* _INSTRUCTIONS FOR THE TASK_: From the records below, state how many lines hold the string "rund", without any other text.

* _SOURCE DATA_:
#define FC_PRIO(P0, P1, P2) if (gridDim.x * gridDim.y <= 768u) { const unsigned rnd_ = (blockIdx.y * gridDim.x + blockIdx.x) >> 8; if (rnd_ == 0) __builtin_amdgcn_s_setprio(P0); else if (rnd_ == 1) __builtin_amdgcn_s_setprio(P1); else __builtin_amdgcn_s_setprio(P2); }
#define FC_PF 8
template <int OV, int NTAPS>
__global__ void __launch_bounds__(512) k_fine_cert(const StreamState* __restrict__ sts,
                                                   const cplx* __restrict__ win, long win_stream_stride,
                                                   long win_stride, int nshift_rt, int nfft_rt,
                                                   const cplx* __restrict__ tw_g, FineCert* __restrict__ cert, int H,
                                                   int* __restrict__ items, int* __restrict__ n_items, FusedGather fg_in) {
    extern __shared__ __attribute__((aligned(16))) unsigned char smem[];
    const int nshift = OV > 0 ? 128 * OV + 1 : nshift_rt, nfft = OV > 0 ? 148 * OV : nfft_rt;
    FusedGather fg = fg_in;
    if (OV > 0) fg.ntaps = NTAPS;
    const int nstep = nshift - 1, wlen = nstep + nfft;
    const int B = fc_gcd64(nfft), nA = nfft / B, nM = wlen / B, nchunk = nstep / FS_CHUNK;
    const int nthr = blockDim.x;
    cplx* xs = (cplx*)smem;
    const size_t r1 = (size_t)FC_NB * nM * sizeof(cplx), e1 = (size_t)(nstep + 2) * sizeof(double);
    cplx* Sp = xs + FC_XP(wlen);
    double* Et = (double*)Sp;
    unsigned char* reg2 = (unsigned char*)Sp + (r1 > e1 ? r1 : e1);
    const int ld1 = B + 2;
    cplx* tw1 = (cplx*)reg2;
    cplx* tw2 = tw1 + FC_NB * ld1;
    float* sumS = (float*)reg2;
    float* Cs = sumS + FC_XP(nstep + 2);
    double* sh_scan = (double*)(Cs + FC_XP(nstep + 2) + (FC_XP(nstep + 2) & 1));
    double* sh_scan2 = sh_scan + 8;
    __shared__ double red_p[8];
    __shared__ int red_t[8], red_k[8];
    __shared__ int sh_a, sh_b, sh_lo;
    const int s = blockIdx.y, w = blockIdx.x;
    if (w >= sts[s].n_win) return;
    const int tid = threadIdx.x, lane = tid & 63, wave = tid >> 6, nwave = nthr >> 6;
    DEV_STAMP(KID_CERT, blockIdx.y * gridDim.x + blockIdx.x, 0);
    FC_PRIO(0, 1, 2)
    if (fg.raw) {
        const StreamState* st = sts + s;
        const long n0 = st->n0, ws = st->win_start[w];
        const double mr = st->mean_re, mi = st->mean_im;
        const int ntp = fg.ntaps, per = fg.per;
        cplx* xq = (cplx*)Sp;
        double* c_s = (double*)(xq + xs_pad(per + ntp + 8) + 1);
        const unsigned short* base = (const unsigned short*)(fg.raw + (size_t)s * fg.raw_stride);
        cplx* wout = fg.win_out + (size_t)s * win_stream_stride + (size_t)w * win_stride;
        fir_stage_taps(c_s, fg.coef, ntp, tid, nthr);
        const bool sym47 = OV > 0 && NTAPS == 47 && fg.sym47 != 0;
        double cf[24];
        if (OV > 0 && NTAPS == 47) {
#pragma unroll
            for (int k = 0; k < 24; ++k) cf[k] = fg.coef[k];
        }
        const long ao = (long)(((uintptr_t)base >> 1) & 7);
        auto raw_chunk = [&](long first, int span, long& first_al) -> uint4 {
            long m = (first + ao) % 8;
            if (m < 0) m += 8;
            first_al = first - m;
            uint4 v = make_uint4(0, 0, 0, 0);
            const long g0 = first_al + 8L * tid;
            if (g0 < first + span) {
                if (g0 >= 0 && g0 + 8 <= n0) {
                    v = *(const uint4*)(base + g0);
                } else {
                    unsigned short t[8];
#pragma unroll
                    for (int i = 0; i < 8; ++i) t[i] = (g0 + i >= 0 && g0 + i < n0) ? base[g0 + i] : (unsigned short)0;
                    v.x = t[0] | ((unsigned)t[1] << 16); v.y = t[2] | ((unsigned)t[3] << 16);
                    v.z = t[4] | ((unsigned)t[5] << 16); v.w = t[6] | ((unsigned)t[7] << 16);
                }
            }
            return v;
        };
        long first_al;
        uint4 pre = raw_chunk(ws - (ntp - 1), (per < wlen ? per : wlen) + ntp - 1, first_al);
        for (int o0 = 0; o0 < wlen; o0 += per) {
            const int cnt = wlen - o0 < per ? wlen - o0 : per;
            const long first = ws + o0 - (ntp - 1);
            const int span = cnt + ntp - 1;
            {
                const int i_base = 8 * tid - (int)(first - first_al);
                const unsigned wv[4] = {pre.x, pre.y, pre.z, pre.w};
                const long g_base = first + i_base;
                if (i_base >= 0 && i_base + 8 <= span && g_base >= 0 && g_base + 8 <= n0) {
                    const int r = __builtin_amdgcn_readfirstlane(i_base & 3);
                    cplx* xp = xq + xs_pad(i_base);
#pragma unroll
                    for (int u = 0; u < 8; ++u) {
                        const unsigned q = wv[u >> 1] >> (16 * (u & 1));
                        xp[u + ((r + u) >> 2)] = make_double2((double)(q & 0xFFu) - mr, (double)((q >> 8) & 0xFFu) - mi);
                    }
                } else {
#pragma unroll
                    for (int u = 0; u < 8; ++u) {
                        const int i = i_base + u;
                        const long g = first + i;
                        const unsigned q = (wv[u >> 1] >> (16 * (u & 1))) & 0xFFFFu;
                        cplx v = make_double2(0.0, 0.0);
                        if (i < span && g >= 0 && g < n0) v = make_double2((double)(q & 0xFF) - mr, (double)(q >> 8) - mi);
                        if (i >= 0 && i < span + 8) xq[xs_pad(i)] = v;
                    }
                }
            }
            __syncthreads();
            if (o0 == 0) DEV_STAMP(KID_CERT, blockIdx.y * gridDim.x + blockIdx.x, 8);
            if (o0 + per < wlen) {
                const int ncnt = wlen - (o0 + per) < per ? wlen - (o0 + per) : per;
                pre = raw_chunk(first + per, ncnt + ntp - 1, first_al);
            }
            for (int i0 = 4 * tid; i0 < cnt; i0 += 4 * nthr) {
                cplx y0, y1, y2, y3;
                if (OV > 0 && NTAPS == 47 && sym47) {
                    cplx y[4];
                    fir4_sym47(xq, cf, i0, y);
                    y0 = y[0]; y1 = y[1]; y2 = y[2]; y3 = y[3];
                } else if (ntp == 47) fir4_lds<47>(xq, c_s, i0, ntp, &y0, &y1, &y2, &y3);
                else fir4_lds<0>(xq, c_s, i0, ntp, &y0, &y1, &y2, &y3);
                const int o = o0 + i0;
#ifdef GSMCAL_AB_LAZY_WIN
                xs[FC_XP(o)] = y0;
                if (i0 + 1 < cnt) xs[FC_XP(o + 1)] = y1;
                if (i0 + 2 < cnt) xs[FC_XP(o + 2)] = y2;
                if (i0 + 3 < cnt) xs[FC_XP(o + 3)] = y3;
#else
                xs[FC_XP(o)] = y0; wout[o] = y0;
                if (i0 + 1 < cnt) { xs[FC_XP(o + 1)] = y1; wout[o + 1] = y1; }
                if (i0 + 2 < cnt) { xs[FC_XP(o + 2)] = y2; wout[o + 2] = y2; }
                if (i0 + 3 < cnt) { xs[FC_XP(o + 3)] = y3; wout[o + 3] = y3; }
#endif
            }
            __syncthreads();
            DEV_STAMP(KID_CERT, blockIdx.y * gridDim.x + blockIdx.x, 9 + (o0 > 0) + (o0 > per));
        }
        if (tid == 0) { sh_a = 0; sh_b = nstep; }
        __syncthreads();
    } else {
        const cplx* x = win + (size_t)s * win_stream_stride + (size_t)w * win_stride;
        for (int i = tid; i < wlen; i += nthr) xs[FC_XP(i)] = x[i];
        if (tid == 0) { sh_a = 0; sh_b = nstep; }
        __syncthreads();
    }
    DEV_STAMP(KID_CERT, blockIdx.y * gridDim.x + blockIdx.x, 1);
    FC_PRIO(2, 1, 0)
    {
        const int D = nfft / 148, n0 = nstep / 2;
        cplx* yd = Sp;
        cplx* t148 = Sp + 148;
        double* pw = (double*)(Sp + 296);
        for (int m = tid; m < 148; m += nthr) {
            double sr = 0.0, si = 0.0;
            for (int i = 0; i < D; ++i) { const cplx v = xs[FC_XP(n0 + D * m + i)]; sr += v.x; si += v.y; }
            yd[m] = make_double2(sr, si);
            t148[m] = tw_g[D * m];
        }
        __syncthreads();
        cplx* A = (cplx*)(pw + 148);
        for (int o = tid; o < 148; o += nthr) {
            const int n2 = o / 37, k1 = o - n2 * 37;
            double ar = 0.0, ai = 0.0;
            int idx = 0;
#pragma unroll 4
            for (int n1 = 0; n1 < 37; ++n1) {
                const cplx v = yd[4 * n1 + n2], t = t148[idx];
                ar = fma(v.x, t.x, fma(-v.y, t.y, ar));
                ai = fma(v.x, t.y, fma(v.y, t.x, ai));
                idx += 4 * k1;
                idx = idx >= 148 ? idx - 148 : idx;
            }
            A[o] = make_double2(ar, ai);
        }
        __syncthreads();
        for (int q = tid; q < 148; q += nthr) {
            const int k1 = q % 37;
            double ar = 0.0, ai = 0.0;
            int idx = 0;
#pragma unroll
            for (int n2 = 0; n2 < 4; ++n2) {
                const cplx v = A[n2 * 37 + k1], t = t148[idx];
                ar = fma(v.x, t.x, fma(-v.y, t.y, ar));
                ai = fma(v.x, t.y, fma(v.y, t.x, ai));
                idx += q;
                idx = idx >= 148 ? idx - 148 : idx;
            }
            pw[q] = ar * ar + ai * ai;
        }
        __syncthreads();
        if (wave == 0) {
            double bp = -1.0;
            int bq = 0;
            for (int q = lane; q < 148; q += 64)
                if (pw[q] > bp) { bp = pw[q]; bq = q; }
            for (int off = 32; off > 0; off >>= 1) {
                const double op = __shfl_down(bp, off, 64);
                const int oq = __shfl_down(bq, off, 64);
                if (op > bp || (op == bp && oq < bq)) { bp = op; bq = oq; }
            }
            if (lane == 0) {
                const bool up = pw[(bq + 1) % 148] > pw[(bq + 147) % 148];
                const int kpk = bq < 74 ? bq : nfft - 148 + bq;
                sh_lo = kpk - (up ? FC_NB / 2 - 1 : FC_NB / 2);
            }
        }
        __syncthreads();
    }
    const int lo = sh_lo;
    DEV_STAMP(KID_CERT, blockIdx.y * gridDim.x + blockIdx.x, 2);
    const int j = tid & (FC_NB - 1), c = tid / FC_NB;
    const bool act = c < nchunk;
    const int k = ((lo + j) % nfft + nfft) % nfft;
    for (int i = tid; i < FC_NB * (B + nA); i += nthr) {
        if (i < FC_NB * B) {
            const int jj = i / B, q = i - jj * B;
            const int kk = ((lo + jj) % nfft + nfft) % nfft;
            tw1[jj * ld1 + q] = tw_g[(kk * q) % nfft];
        } else {
            const int ii = i - FC_NB * B;
            const int q = ii / FC_NB, jj = ii - q * FC_NB;
            const int kk = ((lo + jj) % nfft + nfft) % nfft;
            tw2[q * FC_NB + jj] = tw_g[(((kk * B) % nfft) * q) % nfft];
        }
    }
    __syncthreads();
    for (int m = c; m < nM; m += nthr / FC_NB) {
        const int xb0 = B * m;
        const unsigned char* xp = (const unsigned char*)(xs + FC_XP(xb0));
        const unsigned char* tp = (const unsigned char*)(tw1 + j * ld1);
        const unsigned wrap = (unsigned)B * (unsigned)sizeof(cplx) - 1u;
        unsigned o = (unsigned)(c & (B - 1)) * (unsigned)sizeof(cplx);
        double ar = 0.0, ai = 0.0;
#pragma unroll 4
        for (int i = 0; i < B; ++i) {
            const cplx v = *(const cplx*)(xp + o), t = *(const cplx*)(tp + o);
            ar = fma(v.x, t.x, fma(-v.y, t.y, ar));
            ai = fma(v.x, t.y, fma(v.y, t.x, ai));
            o = (o + (unsigned)sizeof(cplx)) & wrap;
        }
        Sp[j * nM + m] = make_double2(ar, ai);
    }
    __syncthreads();
    DEV_STAMP(KID_CERT, blockIdx.y * gridDim.x + blockIdx.x, 3);
    double xr = 0.0, xi = 0.0;
    if (act) {
        const cplx* sb = Sp + j * nM + (FS_CHUNK / B) * c;
        const cplx* tb = tw2 + j;
#pragma unroll 4
        for (int a = 0; a < nA; ++a) {
            const cplx v = sb[a], t = tb[a * FC_NB];
            xr = fma(v.x, t.x, fma(-v.y, t.y, xr));
            xi = fma(v.x, t.y, fma(v.y, t.x, xi));
        }
    }
    __syncthreads();
    DEV_STAMP(KID_CERT, blockIdx.y * gridDim.x + blockIdx.x, 4);
    FC_PRIO(0, 1, 2)
    {
        double e0 = 0.0;
        for (int i = tid; i < nfft; i += nthr) { const cplx v = xs[FC_XP(i)]; e0 += v.x * v.x + v.y * v.y; }
        for (int off = 32; off > 0; off >>= 1) e0 += __shfl_down(e0, off, 64);
        if (lane == 0) red_p[wave] = e0;
        const int per = (nstep + nthr - 1) / nthr;
        const int i0 = tid * per < nstep ? tid * per : nstep, i1 = i0 + per < nstep ? i0 + per : nstep;
        double loc = 0.0, locd = 0.0;
        for (int q = i0; q < i1; ++q) {
            const cplx a1 = xs[FC_XP(q + nfft)], b1 = xs[FC_XP(q)];
            loc += (a1.x * a1.x + a1.y * a1.y) - (b1.x * b1.x + b1.y * b1.y);
            const double dr = a1.x - b1.x, di = a1.y - b1.y;
            locd += (double)(__fsqrt_rn((float)(dr * dr + di * di)) * 1.00000095367431640625f);
        }
        double inc = loc, incd = locd;
        for (int off = 1; off < 64; off <<= 1) {
            const double o = __shfl_up(inc, off, 64), od = __shfl_up(incd, off, 64);
            if (lane >= off) { inc += o; incd += od; }
        }
        if (lane == 63) { sh_scan[wave] = inc; sh_scan2[wave] = incd; }
        __syncthreads();
        double run = inc - loc, rund = incd - locd;
        for (int i = 0; i < wave; ++i) { run += sh_scan[i]; rund += sh_scan2[i]; }
        for (int i = 0; i < nwave; ++i) run += red_p[i];
        for (int q = i0; q < i1; ++q) {
            Et[q] = run;
            Cs[FC_XP(q)] = (float)rund;
            const cplx a1 = xs[FC_XP(q + nfft)], b1 = xs[FC_XP(q)];
            run += (a1.x * a1.x + a1.y * a1.y) - (b1.x * b1.x + b1.y * b1.y);
            const double dr = a1.x - b1.x, di = a1.y - b1.y;
            rund += (double)(__fsqrt_rn((float)(dr * dr + di * di)) * 1.00000095367431640625f);
        }
        if (i1 == nstep && i0 < nstep) { Et[nstep] = run; Cs[FC_XP(nstep)] = (float)rund; }
    }
    DEV_STAMP(KID_CERT, blockIdx.y * gridDim.x + blockIdx.x, 5);
    double best = -1.0;
    int bt = 0x7fffffff;
    if (act) {
        const cplx wk = tw_g[k];
        const double wr = wk.x, wi = -wk.y;
        const int t0 = c * FS_CHUNK;
        if (c == 0) {
            const double p = xr * xr + xi * xi;
            best = p; bt = 0;
            sumS[FC_XP(0)] = fc_group8_sum((float)p);
        }
        const int xa0 = t0 + nfft, xb0 = t0;
        for (int q0 = 0; q0 < FS_CHUNK; q0 += FC_PF) {
            double dr[FC_PF], di[FC_PF];
#pragma unroll
            for (int u = 0; u < FC_PF; ++u) {
                const cplx a1 = xs[FC_XP(xa0 + q0 + u)], b1 = xs[FC_XP(xb0 + q0 + u)];
                dr[u] = a1.x - b1.x;
                di[u] = a1.y - b1.y;
            }
            float ps[FC_PF];
#pragma unroll
            for (int u = 0; u < FC_PF; ++u) {
                const double ar = xr + dr[u], ai = xi + di[u];
                xr = ar * wr - ai * wi;
                xi = ar * wi + ai * wr;
                const double p = xr * xr + xi * xi;
                if (p > best) { best = p; bt = t0 + q0 + u + 1; }
                ps[u] = fc_group8_sum((float)p);
            }
#pragma unroll
            for (int u = 0; u < FC_PF; ++u) sumS[FC_XP(t0 + q0 + u + 1)] = ps[u];
        }
    }
    int bk = k;
    for (int off = 32; off > 0; off >>= 1) {
        const double op = __shfl_down(best, off, 64);
        const int ot = __shfl_down(bt, off, 64);
        const int ok = __shfl_down(bk, off, 64);
        if (op > best || (op == best && (ot < bt || (ot == bt && ok < bk)))) { best = op; bt = ot; bk = ok; }
    }
    __syncthreads();
    DEV_STAMP(KID_CERT, blockIdx.y * gridDim.x + blockIdx.x, 6);
    if (lane == 0) { red_p[wave] = best; red_t[wave] = bt; red_k[wave] = bk; }
    __syncthreads();
    best = red_p[0]; bt = red_t[0]; bk = red_k[0];
    for (int i = 1; i < nwave; ++i)
        if (red_p[i] > best || (red_p[i] == best && (red_t[i] < bt || (red_t[i] == bt && red_k[i] < bk)))) {
            best = red_p[i]; bt = red_t[i]; bk = red_k[i];
        }
    {
        const double INF = __longlong_as_double(0x7ff0000000000000LL);
        const double sb = best > 0.0 ? sqrt(best) * (1.0 - 1e-9) : -1.0;
        const int per = (nstep + nthr) / nthr;
        const int u0 = tid * per < nstep + 1 ? tid * per : nstep + 1, u1 = u0 + per < nstep + 1 ? u0 + per : nstep + 1;
        double mf = INF, mb = INF;
        for (int t = u0; t < u1; ++t) {
            const double NE = (double)nfft * Et[t];
            const float ss = sumS[FC_XP(t)];
            const double R = NE - (double)ss + 4e-6 * NE;
            float sf = ss <= 3.0e38f ? __fsqrt_rn((float)(R > 0.0 ? R : 0.0)) * 1.000001f : __int_as_float(0x7f800000);
            if (!(sf >= 0.0f)) sf = __int_as_float(0x7f800000);
            const double sv = (double)sf;
            (void)sv;
            sumS[FC_XP(t)] = sf;
            const double cv = (double)Cs[FC_XP(t)];
            mf = fmin(mf, (double)sf - cv);
            mb = fmin(mb, (double)sf + cv);
        }
        double pf = mf, pb = mb;
        for (int off = 1; off < 64; off <<= 1) {
            const double o = __shfl_up(pf, off, 64), ob = __shfl_down(pb, off, 64);
            if (lane >= off) pf = fmin(pf, o);
            if (lane + off < 64) pb = fmin(pb, ob);
        }
        __syncthreads();
        if (lane == 63) sh_scan[wave] = pf;
        if (lane == 0) sh_scan2[wave] = pb;
        double ef = __shfl_up(pf, 1, 64), eb = __shfl_down(pb, 1, 64);
        if (lane == 0) ef = INF;
        if (lane == 63) eb = INF;
        __syncthreads();
        for (int i = 0; i < wave; ++i) ef = fmin(ef, sh_scan[i]);
        for (int i = wave + 1; i < nwave; ++i) eb = fmin(eb, sh_scan2[i]);
        const double ctot = (double)Cs[FC_XP(nstep)] * 1e-6;
        unsigned okm = 0;
        for (int t = u0; t < u1; ++t) {
            const double cv = (double)Cs[FC_XP(t)];
            ef = fmin(ef, (double)sumS[FC_XP(t)] - cv);
            if (cv + ef + ctot < sb) okm |= 1u << (t - u0);
        }
        for (int t = u1 - 1; t >= u0; --t) {
            const double cv = (double)Cs[FC_XP(t)];
            eb = fmin(eb, (double)sumS[FC_XP(t)] + cv);
            const bool okc = ((okm >> (t - u0)) & 1u) || (eb - cv + ctot < sb);
            if (!okc) {
                if (t <= bt) atomicMax(&sh_a, t + 1);
                if (t >= bt) atomicMin(&sh_b, t - 1);
            }
        }
    }
    __syncthreads();
#ifdef GSMCAL_AB_LAZY_WIN
    if (fg.raw && OV > 0 && NTAPS == 47 && fg.sym47 != 0 && (sh_a != 0 || sh_b < nstep)) {
        cplx* wout = fg.win_out + (size_t)s * win_stream_stride + (size_t)w * win_stride;
        for (int i = tid; i < wlen; i += nthr) wout[i] = xs[FC_XP(i)];
    }
#endif
    if (tid == 0) {
        FineCert o;
        o.p = best; o.t = bt; o.k = bk; o.a = sh_a; o.b = sh_b;
        const int a = sh_a, b = sh_b;
        int npre = a == 0 ? 0 : (a == 1 ? 1 : (a - 2) / FS_CHUNK + 1);
        int nsuf = b < nstep ? nchunk - b / FS_CHUNK : 0;
        if (npre + nsuf > nchunk) { npre = nchunk; nsuf = 0; }
        o.nch = npre + nsuf; o.nsuf = nsuf;
        cert[(size_t)s * H + w] = o;
        if (o.nch > 0) {
            const int base = atomicAdd(n_items, o.nch);
            for (int i = 0; i < o.nch; ++i) items[base + i] = ((s * H + w) << 8) | fc_open_chunk(i, o.nch, nsuf, nchunk);
        }
    }
    DEV_STAMP(KID_CERT, blockIdx.y * gridDim.x + blockIdx.x, 7);
}
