@@ -548,19 +566,21 @@
     return hit;
 }
 
-template <bool ONE_PAIR = false, bool SPH = !ONE_PAIR, class RaySrc = RayOfTrav, class Stack>
-MTR_HD bool trav_leaf_test(Trav &tr, const SceneView &sc, Stack &st, bool any_hit, const RaySrc ray = RaySrc())
-{
-    const uint32_t code = ~(uint32_t)tr.cur;
-    if (code & kLeafQuadBit) return trav_quad_test(tr, sc, st, any_hit, ray);
-    if constexpr (SPH) { if (code & kLeafSphereBit) return trav_sphere_test(tr, sc, st, any_hit, ray); }
+template <bool ONE_PAIR = false, bool SPH = !ONE_PAIR, class RaySrc = RayOfTrav, class RecSrc = RecOfLeaf, class Stack>
+MTR_HD bool trav_leaf_test(Trav &tr, const SceneView &sc, Stack &st, bool any_hit, const RaySrc ray = RaySrc(), const RecSrc rec = RecSrc())
+{
+    const uint32_t code = rec.leaf_code(tr);
+    if constexpr (!RecSrc::kPairsOnly) {
+        if (code & kLeafQuadBit) return trav_quad_test(tr, sc, st, any_hit, ray);
+        if constexpr (SPH) { if (code & kLeafSphereBit) return trav_sphere_test(tr, sc, st, any_hit, ray); }
+    }
     const uint32_t first = code >> 2, cnt = ONE_PAIR ? (code & 1u) + 1u : (code & 3u) + 1u;
     bool found = false;
     for (uint32_t i = 0; i < (ONE_PAIR ? 1u : cnt); i += 2u) {
         st.count(1);
         const bool two = (i + 1u) < cnt;
         const int32_t pa = (int32_t)(first + i), pb = pa + 1;
-        const TriPair &tp = sc.tpairs[(first + i) >> 1];
+        const TriPair &tp = rec.pair(sc, first + i);
         const q4 g0 = tp.g[0], g1 = tp.g[1], g2 = tp.g[2], g3 = tp.g[3], g4 = tp.g[4];
         const f2 p0x{ g0.x, g0.y }, p0y{ g0.z, g0.w }, p0z{ g1.x, g1.y };
         const f2 e1x{ g1.z, g1.w }, e1y{ g2.x, g2.y }, e1z{ g2.z, g2.w };
@@ -921,9 +941,7 @@
     for (size_t k = 0; k < sizeof(T) / 4; ++k) o[k] = w[k];
     return out;
 }
-#ifndef MTR_BATCH
-#define MTR_BATCH 3
-#endif
+constexpr bool flat_prim_table_on(bool lean, bool top_leaves) { return lean && !top_leaves && (MTR_BATCH & 4) != 0 && kWide <= kFlatPrimQuads; }
 template <size_t N>
 __device__ __forceinline__ void kernarg_pin_words(const uint32_t *o)
 {
@@ -977,6 +995,15 @@
         key2 = min(key2, max(key1, kb)); key1 = min(key1, kb);
     }
 }
+__device__ __forceinline__ RecByValue flat_prim_fetch(const char *root, const uint32_t n_boxes, const uint32_t entry)
+{
+    const char *tab = root - flat_prim_bytes(n_boxes);
+    const TriPair *p = (const TriPair *)(tab + flat_prim_rec_off(entry));
+    RecByValue r;
+    r.tp.g[0] = p->g[0]; r.tp.g[1] = p->g[1]; r.tp.g[2] = p->g[2]; r.tp.g[3] = p->g[3]; r.tp.g[4] = p->g[4];
+    r.first = *(const uint32_t *)(tab + flat_prim_first_off(n_boxes, entry));
+    return r;
+}
 template <bool ANY_HIT, bool ONE_PAIR, bool TOP_LEAVES, class Stack>
 __device__ __forceinline__ Hit flat_walk_device(const SceneView &sc, const f3 o, const f3 d, const float tmax, Stack &st)
 {
@@ -989,7 +1016,8 @@
     if (!sc.n_slots) return tr.h;
     const char *root = (const char *)sc.wnodes;
     constexpr bool kOneBase = stack_one_kernarg_base<Stack>::value;
-    const FlatHdr fh = kernarg_copy<FlatHdr, kOneBase>(sc.flat_off);
+    constexpr bool kTable = flat_prim_table_on(kOneBase, TOP_LEAVES);
+    const FlatHdr fh =kernarg_copy<FlatHdr, kOneBase>(sc.flat_off);
     bool live = true;
     uint32_t fm = 0u;
     const float omax = fmaxf(fmaxf(fabsf(o.x), fabsf(o.y)), fabsf(o.z));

* _ANSWER TO THIS TASK_: 5